Student Success Practices

Foundation Stage

Master Programming Fundamentals- (Semester 1-2)

Consistently practice core programming concepts in Python, focusing on logical problem-solving and clean code. Engage with online coding challenges regularly to strengthen algorithmic thinking and understand data manipulation basics.

Tools & Resources

HackerRank, LeetCode, GeeksforGeeks, Python documentation

Career Connection

Strong programming skills are foundational for all data roles, making candidates highly employable in entry-level analyst and developer positions across industries.

Build a Strong Mathematical & Statistical Base- (Semester 1-2)

Dedicate extra time to understanding the underlying mathematical and statistical theories covered in coursework. Utilize online platforms and textbooks to clarify concepts and solve practice problems thoroughly.

Tools & Resources

Khan Academy, NPTEL Mathematics/Statistics courses, NCERT textbooks

Career Connection

Essential for understanding machine learning algorithms, model interpretation, and making robust data-driven decisions critical for advanced data science roles in India.

Engage in Peer Learning and Collaborative Projects- (Semester 1-2)

Form study groups to discuss complex topics, clarify doubts, and work on small collaborative projects using publicly available datasets. Actively participate in college workshops focused on data literacy and basic project development.

Tools & Resources

GitHub for version control, Kaggle for datasets, Google Meet for virtual study sessions

Career Connection

Develops teamwork, communication skills, and exposes students to diverse problem-solving approaches, highly valued by employers in corporate and startup environments.

Intermediate Stage

Develop Practical Data Science Skills with Tools- (Semester 3-4)

Beyond classroom learning, actively work on projects using Python libraries like Pandas, NumPy, and Scikit-learn, and visualization tools such as Tableau or Power BI. Focus on completing end-to-end data analysis workflows.

Tools & Resources

Kaggle competitions, Coursera/Udemy specialized courses, Tableau Public, Power BI Desktop

Career Connection

Hands-on experience with industry-standard tools is a primary requirement for data analyst and junior data scientist roles, directly translating to job readiness and better placement opportunities.

Seek Internships and Industry Mentorship- (Semester 4-5)

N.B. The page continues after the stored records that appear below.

@@ -180,7 +194,7 @@
         uint32_t est = upperBound;
         for (uint32_t b = 1; b <= pl.bounces; b++)
         {
-            if (const int rc = enqueueBounce(r, pl, b, qin, est, 0))
+            if (const int rc = enqueueBounce(r, pl, b, qin, est, 0, fresh && b == 1u))
                 return rc;
             last = b;
             qin ^= 1;
@@ -267,7 +281,7 @@
     return PTX_OK;
 }
 
-static int beginLaunch(PtxRenderer *r, const PtxLightsUbo *lights, uint64_t slots)
+static int beginLaunch(PtxRenderer *r, const PtxLightsUbo *lights, const LaunchParams &p, uint64_t slots)
 {
     HIP_TRY(r, hipSetDevice(r->device));
     if (const int rc = collectRender(r))
@@ -278,7 +292,7 @@
         return fail(r, PTX_ERROR_INVALID_ARGUMENT, "ptx_render: too many path slots in one batch");
     if (const int rc = slots ? ensureSlots(r, (size_t)slots) : PTX_OK)
         return rc;
-    k_upload_lights<<<1, 256, 0, r->stream>>>(*lights, r->lights.p);
+    k_upload_lights<<<1, 256, 0, r->stream>>>(*lights, p, r->lights.p, r->launchParams.p);
     HIP_TRY(r, hipMemsetAsync(r->counters.p, 0, C_COUNT * sizeof(uint32_t), r->stream));
     r->stats.pathSamples = r->stats.segments = r->stats.shadowRays = r->stats.retries = r->stats.tracedRays = 0;
     r->stats.traceLaunches = 0;
@@ -347,7 +361,7 @@
         HIP_TRY(r, hipMemcpyAsync(pl.wf.queue[0], pl.wf.restartQueue, (size_t)restarts * sizeof(uint32_t), hipMemcpyDeviceToDevice, r->stream));
         HIP_TRY(r, hipMemsetAsync(&r->counters.p[C_RESTART], 0, sizeof(uint32_t), r->stream));
         HIP_TRY(r, hipMemsetD32Async(reinterpret_cast<hipDeviceptr_t>(&r->counters.p[C_ACTIVE0]), (int)restarts, 1, r->stream));
-        if (const int rc = enqueueRound(r, pl, restarts, nullptr))
+        if (const int rc = enqueueRound(r, pl, restarts, nullptr, false))
             return rc;
     }
 }
@@ -364,9 +378,11 @@
     const bool canonical = sampleCount == 1;
     const uint64_t epoch = sceneOf(r)->sceneEpoch;
     const uint32_t *hint = canonical && r->hint.matches(p.numSlots, pl.bounces, epoch) ? r->hint.active.data() : nullptr;
-    k_generate<<<gridFor(p.numSlots), kBlock, 0, r->stream>>>(p, pl.wf);
+    const bool fresh = r->env.firstBounce;
+    if (!fresh)
+        k_generate<<<gridFor(p.numSlots), kBlock, 0, r->stream>>>(p, pl.wf);
     HIP_TRY(r, hipMemsetD32Async(reinterpret_cast<hipDeviceptr_t>(&r->counters.p[C_ACTIVE0]), (int)p.numSlots, 1, r->stream));
-    if (const int rc = enqueueRound(r, pl, p.numSlots, hint))
+    if (const int rc = enqueueRound(r, pl, p.numSlots, hint, fresh))
         return rc;
     if (canonical)
         finishCanonical(r, pl);
@@ -388,7 +404,7 @@
         return fail(r, PTX_ERROR_INVALID_ARGUMENT, "ptx_render: LightCount %u exceeds MaxLightCount", lights->LightCount);
     RenderPlan pl;
     pl.p = makeParams(r, uniform, firstFrame, frames);
-    if (const int rc = beginLaunch(r, lights, (uint64_t)pl.p.slotsPerFrame * frames))
+    if (const int rc = beginLaunch(r, lights, pl.p, (uint64_t)pl.p.slotsPerFrame * frames))
         return rc;
     if (pl.p.numSlots == 0)
     {
@@ -420,7 +436,7 @@
     if (lights->LightCount > PTX_MAX_LIGHT_COUNT)
         return fail(r, PTX_ERROR_INVALID_ARGUMENT, "ptx_render_debug: LightCount %u exceeds MaxLightCount", lights->LightCount);
     const LaunchParams p = makeParams(r, uniform, 0, 1);
-    if (const int rc = beginLaunch(r, lights, 0))
+    if (const int rc = beginLaunch(r, lights, p, 0))
         return rc;
     if (p.slotsPerFrame)
     {
diff --git a/path-tracing_amd/csrc/pt_runtime.hpp b/path-tracing_amd/csrc/pt_runtime.hpp
--- a/path-tracing_amd/csrc/pt_runtime.hpp
+++ b/path-tracing_amd/csrc/pt_runtime.hpp
@@ -86,6 +86,7 @@
     bool snapshotMemcpy = false;
     bool fenceRefit = false;
     bool pairLeaves = true;
+    bool firstBounce = true;
     bool streamLevelwise = false;
     static EnvSwitches read()
     {
@@ -94,6 +95,8 @@
         e.streamLevelwise = getenv("PTX_STREAM_LEVELWISE") != nullptr && std::strcmp(getenv("PTX_STREAM_LEVELWISE"), "0") != 0;
         if (const char *v = getenv("PTX_PAIR_LEAVES"))
             e.pairLeaves = std::strcmp(v, "0") != 0;
+        if (const char *v = getenv("PTX_FIRST_BOUNCE"))
+            e.firstBounce = std::strcmp(v, "0") != 0;
         if (const char *v = getenv("PTX_COPY_GROUPS"))
             e.copyGroups = (uint32_t)strtoul(v, nullptr, 10);
         e.snapshotMemcpy = getenv("PTX_SNAPSHOT_MEMCPY") != nullptr && std::strcmp(getenv("PTX_SNAPSHOT_MEMCPY"), "0") != 0;
@@ -227,6 +230,7 @@
 
     SceneData scene;
     DevBuf<PtxLightsUbo> lights;
+    DevBuf<LaunchParams> launchParams;
     DevBuf<AlphaTri> alphaTris;
     struct BuildState
     {
@@ -563,7 +567,7 @@
     (void)hipEventCreate(&r->evT0);
     (void)hipEventCreate(&r->evT1);
     (void)hipHostMalloc(reinterpret_cast<void **>(&r->hostCounters), C_COUNT * sizeof(uint32_t), hipHostMallocDefault);
-    if (r->counters.alloc(C_COUNT) != hipSuccess || r->lights.alloc(1) != hipSuccess || !r->hostCounters ||
+    if (r->counters.alloc(C_COUNT) != hipSuccess || r->lights.alloc(1) != hipSuccess || r->launchParams.alloc(1) != hipSuccess || !r->hostCounters ||
         r->spill.alloc((size_t)kGlobalSpill * kMaxPersistentThreads) != hipSuccess)
     {
         destroyRenderer(r);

Actively look for summer internships or part-time projects in data analytics roles within startups or established companies in India. Network with industry professionals through LinkedIn and leverage the college''''s alumni network for guidance.

Tools & Resources

LinkedIn, Internshala, DSEU placement cell, Alumni connect platforms

Career Connection

Provides invaluable real-world experience, builds a professional network, and often leads to pre-placement offers, significantly boosting career prospects in the competitive Indian job market.

Participate in Data Hackathons and Competitions- (Semester 3-5)

Join national and international data hackathons or Kaggle competitions. This pushes boundaries, improves problem-solving under pressure, and helps build a strong, diversified portfolio demonstrating practical application of skills.

Tools & Resources

Kaggle, Analytics Vidhya, DataHack platform, DSEU innovation cell events

Career Connection

Demonstrates practical skills, resilience, and innovative thinking to potential employers, making resumes stand out during campus placements and direct hiring processes.

Advanced Stage

Specialize in an Advanced Data Domain- (Semester 5-6)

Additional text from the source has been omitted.